法律相談

月刊不動産2002年11月号掲載

依頼者から亡父の実家にある土地の売却の話があります。

弁護士 草薙 一郎()


Q

依頼者から亡父の実家にある土地の売却の話があります。亡父の実家は遠方にあるため、依頼者も長年、現地に行ったことがなかったそうですが、最近、現地調査したところ、隣人が土地を資材置場として使用しているようです。時効の問題がありそうですが、どうでしょうか。
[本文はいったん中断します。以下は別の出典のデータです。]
@@ -639,8 +683,22 @@
                        (const uint16_t*)M.col16.p, (const int8_t*)M.code4.p, (const int32_t*)colBegin.p, (const int32_t*)codeBegin.p, (const int32_t*)wpack.p,
                        M.ecol.p, M.ecode.p, M.echunk.p, M.winBase.p);
     M.ellok = true;
-    if (PS_ENV_VERBOSE()) std::fprintf(stderr, "[polystokes] row-per-lane stream: %d chunks, %lld column slots and %lld code bytes in the distinct runs (nnz %lld)\n",
-                                           nChunks, (long long)totCol, (long long)totCode, (long long)M.nnz);
+    if (PS_ENV_VERBOSE()) {
+        ellCounts(M);
+        std::fprintf(stderr, "[polystokes] row-per-lane stream: %d chunks, %lld column slots and %lld code bytes in the distinct runs (nnz %lld), "
+                             "uniform-code units %lld of %lld\n",
+                     nChunks, (long long)totCol, (long long)totCode, (long long)M.nnz, (long long)M.ellMarked, (long long)M.ellUnits);
+    }
+}
+void ps_context::ellCounts(ps::DevCSR& M) {
+    if (M.ellCounted || !M.ellok) return;
+    HIP_CHECK(hipMemsetAsync(counters.p + CTR_ELL_UNITS, 0, 3 * sizeof(int32_t), stream));
+    hipLaunchKernelGGL(k_ell_count, dim3((unsigned)std::min(256, gridFor(M.nChunks, BS / 64))), dim3(BS), 0, stream, (const int4*)M.echunk.p, (const uint8_t*)M.len8.p,
+                       M.nChunks, counters.p + CTR_ELL_UNITS);
+    int32_t w[3];
+    fetchCounters(CTR_ELL_UNITS, 3, w);
+    M.ellUnits = w[0]; M.ellMarked = w[1]; M.ellMarkedEntries = w[2];
+    M.ellCounted = true;
 }
 namespace {
 __global__ void k_decode_values(const int8_t* __restrict__ code, double scale, int64_t n, double* __restrict__ val) {
diff --git a/polystokes_amd/csrc/ps_context.hip b/polystokes_amd/csrc/ps_context.hip
--- a/polystokes_amd/csrc/ps_context.hip
+++ b/polystokes_amd/csrc/ps_context.hip
@@ -412,6 +412,7 @@
     streamRunsHost[0] = S.col16ok ? (int32_t)S.uniqueLen : 0; streamRunsHost[1] = S.col16ok ? (int32_t)S.streamLen : 0;
     streamRunsHost[2] = St.col16ok ? (int32_t)St.uniqueLen : 0; streamRunsHost[3] = St.col16ok ? (int32_t)St.streamLen : 0;
     regHost("streamRuns", streamRunsHost, 4, 4);
+    regHost("uniformCodeUnits", uniformCodeUnitsHost, 4, 4);
     rowPerLaneHost[0] = ((S.ellok && S.packed) ? 1 : 0) | ((St.ellok && St.packed) ? 2 : 0); rowPerLaneHost[1] = ilPlaneMajor;
     regHost("rowPerLane", rowPerLaneHost, 2, 4);
     reg("sysPerm", permSys.p, nSystem, 4);
@@ -979,6 +980,12 @@
             c->ensureValues(M);
             c->arrays[name].dptr = M.val.p;
         }
+        if (c->isSetup && std::strcmp(name, "uniformCodeUnits") == 0) {
+            HIP_CHECK(hipSetDevice(c->device));
+            c->ellCounts(c->S); c->ellCounts(c->St);
+            const int32_t v[4] = {(int32_t)c->S.ellMarked, (int32_t)c->S.ellUnits, (int32_t)c->St.ellMarked, (int32_t)c->St.ellUnits};
+            std::memcpy(c->uniformCodeUnitsHost, v, sizeof(v));
+        }
         auto it = c->arrays.find(name);
         if (it == c->arrays.end()) throw Error(std::string("unknown array ") + name);
         const int64_t need = it->second.count * it->second.elem;
@@ -1063,8 +1070,10 @@
             auto ell = [&](const ps::DevCSR& M) { return c16(M) && M.packed && M.ellok && !fp64; };
             const double ptrS = c16(c->S) ? (ell(c->S) ? 0. : 1.) : 4., ptrT = c16(c->St) ? (ell(c->St) ? 0. : 1.) : 4.;
             const double dMc = (c16(c->S) && c->mcCoded) ? 1. : 8., dU = (c16(c->St) && c->uCoded) ? 1. : 8.;
-            const double bS = winS + perNnzS * entS + ptrS * (rowsS + 1) + 8. * rowsS + 8. * rowsT + dMc * (double)c->nActiveVs;
-            const double bT = winT + perNnzT * entT + ptrT * (rowsT + 1) + 8. * rowsT + 8. * rowsS + 8. * rowsT + dU * rowsT;
+            c->ellCounts(c->S); c->ellCounts(c->St);
+            auto uniS = [&](const ps::DevCSR& M) { return ell(M) ? 8. * (double)M.ellMarked - (double)M.ellMarkedEntries : 0.; };
+            const double bS = winS + uniS(c->S) + perNnzS * entS + ptrS * (rowsS + 1) + 8. * rowsS + 8. * rowsT + dMc * (double)c->nActiveVs;
+            const double bT = winT + uniS(c->St) + perNnzT * entT + ptrT * (rowsT + 1) + 8. * rowsT + 8. * rowsS + 8. * rowsT + dU * rowsT;
             const double dg = c->P.preconditioner == PS_PRE_DIAGONAL ? (double)sizeof(ps::diag_t) : 0.;
             if (kb == "spmv_S") *algorithmic_bytes = bS;
             else if (kb == "spmv_St") *algorithmic_bytes = bT;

A※記事の内容は、掲載当時の法令・情報に基づいているため、最新法令・情報のご確認をお願いいたします。

  • 【A】
     確かに時効の問題がありそうです。
     ただ、時効といっても、隣人がどのような目的で依頼者側の土地を使用していたかが問題です。
     もし、亡父から借りている意思があって使用していたのであれば、賃借権の時効取得の問題は生じても、所有権を隣人が時効取得することはありません。
     そのためには所有の意思を有して使用していることが必要です。
     したがって、隣人がどのような目的を有して土地を使用していたかの確認をして下さい。
     もちろん、亡父の同意を得て土地を使用していたとすれば、土地を正当な権限にもとづいて使用しており、依頼者の方は、この亡父の地位を承継しているのですから、時効の問題にはなりません。
     
    【Q】
     隣人が勝手に使用していたとし、かつ、所有の意思があったときは所有権の時効取得の問題が生じるわけですね。

    【A】
     そうです。
     ただ、時効といっても、時効取得者側が時効を援用することが必要です。単に時効完成に必要な期間が経過したからといっても、それだけで時効になるわけではありません。
     時効の期間ですが、占有を開始してから10年又は20年です。10年というのは、占有開始のときに善意、無過失という要件を満たしたときに認められますが、無過失というケースはあまり認められないようです。

    【Q】
     ところで、時効完成前に土地を売却することは可能でしょうか。

    【A】
     もちろん可能です。
     判例によると、時効期間の進行中に対象不動産が売却されたときは、その後、時効が完成すれば時効取得者は買主に時効の登記なしに対抗できるとされています。
     しかし、時効期間完成後に対象不動産を購入した者は、時効を主張する者に対して当然に対抗できるのではなく、時効取得者又は買主において、先に登記した方が優先するとしています。
     したがって、本件の土地について時効期間が完成しているときには、売買契約のあと、急いで移転登記をしないと買主が所有権を取得できないというケースも予想されることになります。

    【Q】
     そうすると、時効進行中の方が買主には不利ですね。

    【A】
     そうです。そこで、時効の起算点、つまり占有の開始日をいつにするのかを任意に選択できるとすると、問題が生じてしまいます。
     例えば、20年の時効期間として、占有開始日から20年は経過しているのに、15年前の日を開始日と言えるとすれば、買主は時効取得者に優先されてしまうことになるわけです。
     そこで、裁判所は時効の起算点を任意に選択することはできないとしています。

    【Q】
     ところで、今度は時効取得者側に立っての相続ですが、時効取得する土地の所有者の所在が不明なときはどうしたらよいでしょうか。

    【A】
     登記名義人の所在が不明なときは、公示送達による訴えを提起して、判決による時効取得を原因とする登記をして下さい。この場合、相手方の所在不明を明らかにする必要があり、弁護士の方に訴訟手続を依頼された方が妥当と考えます。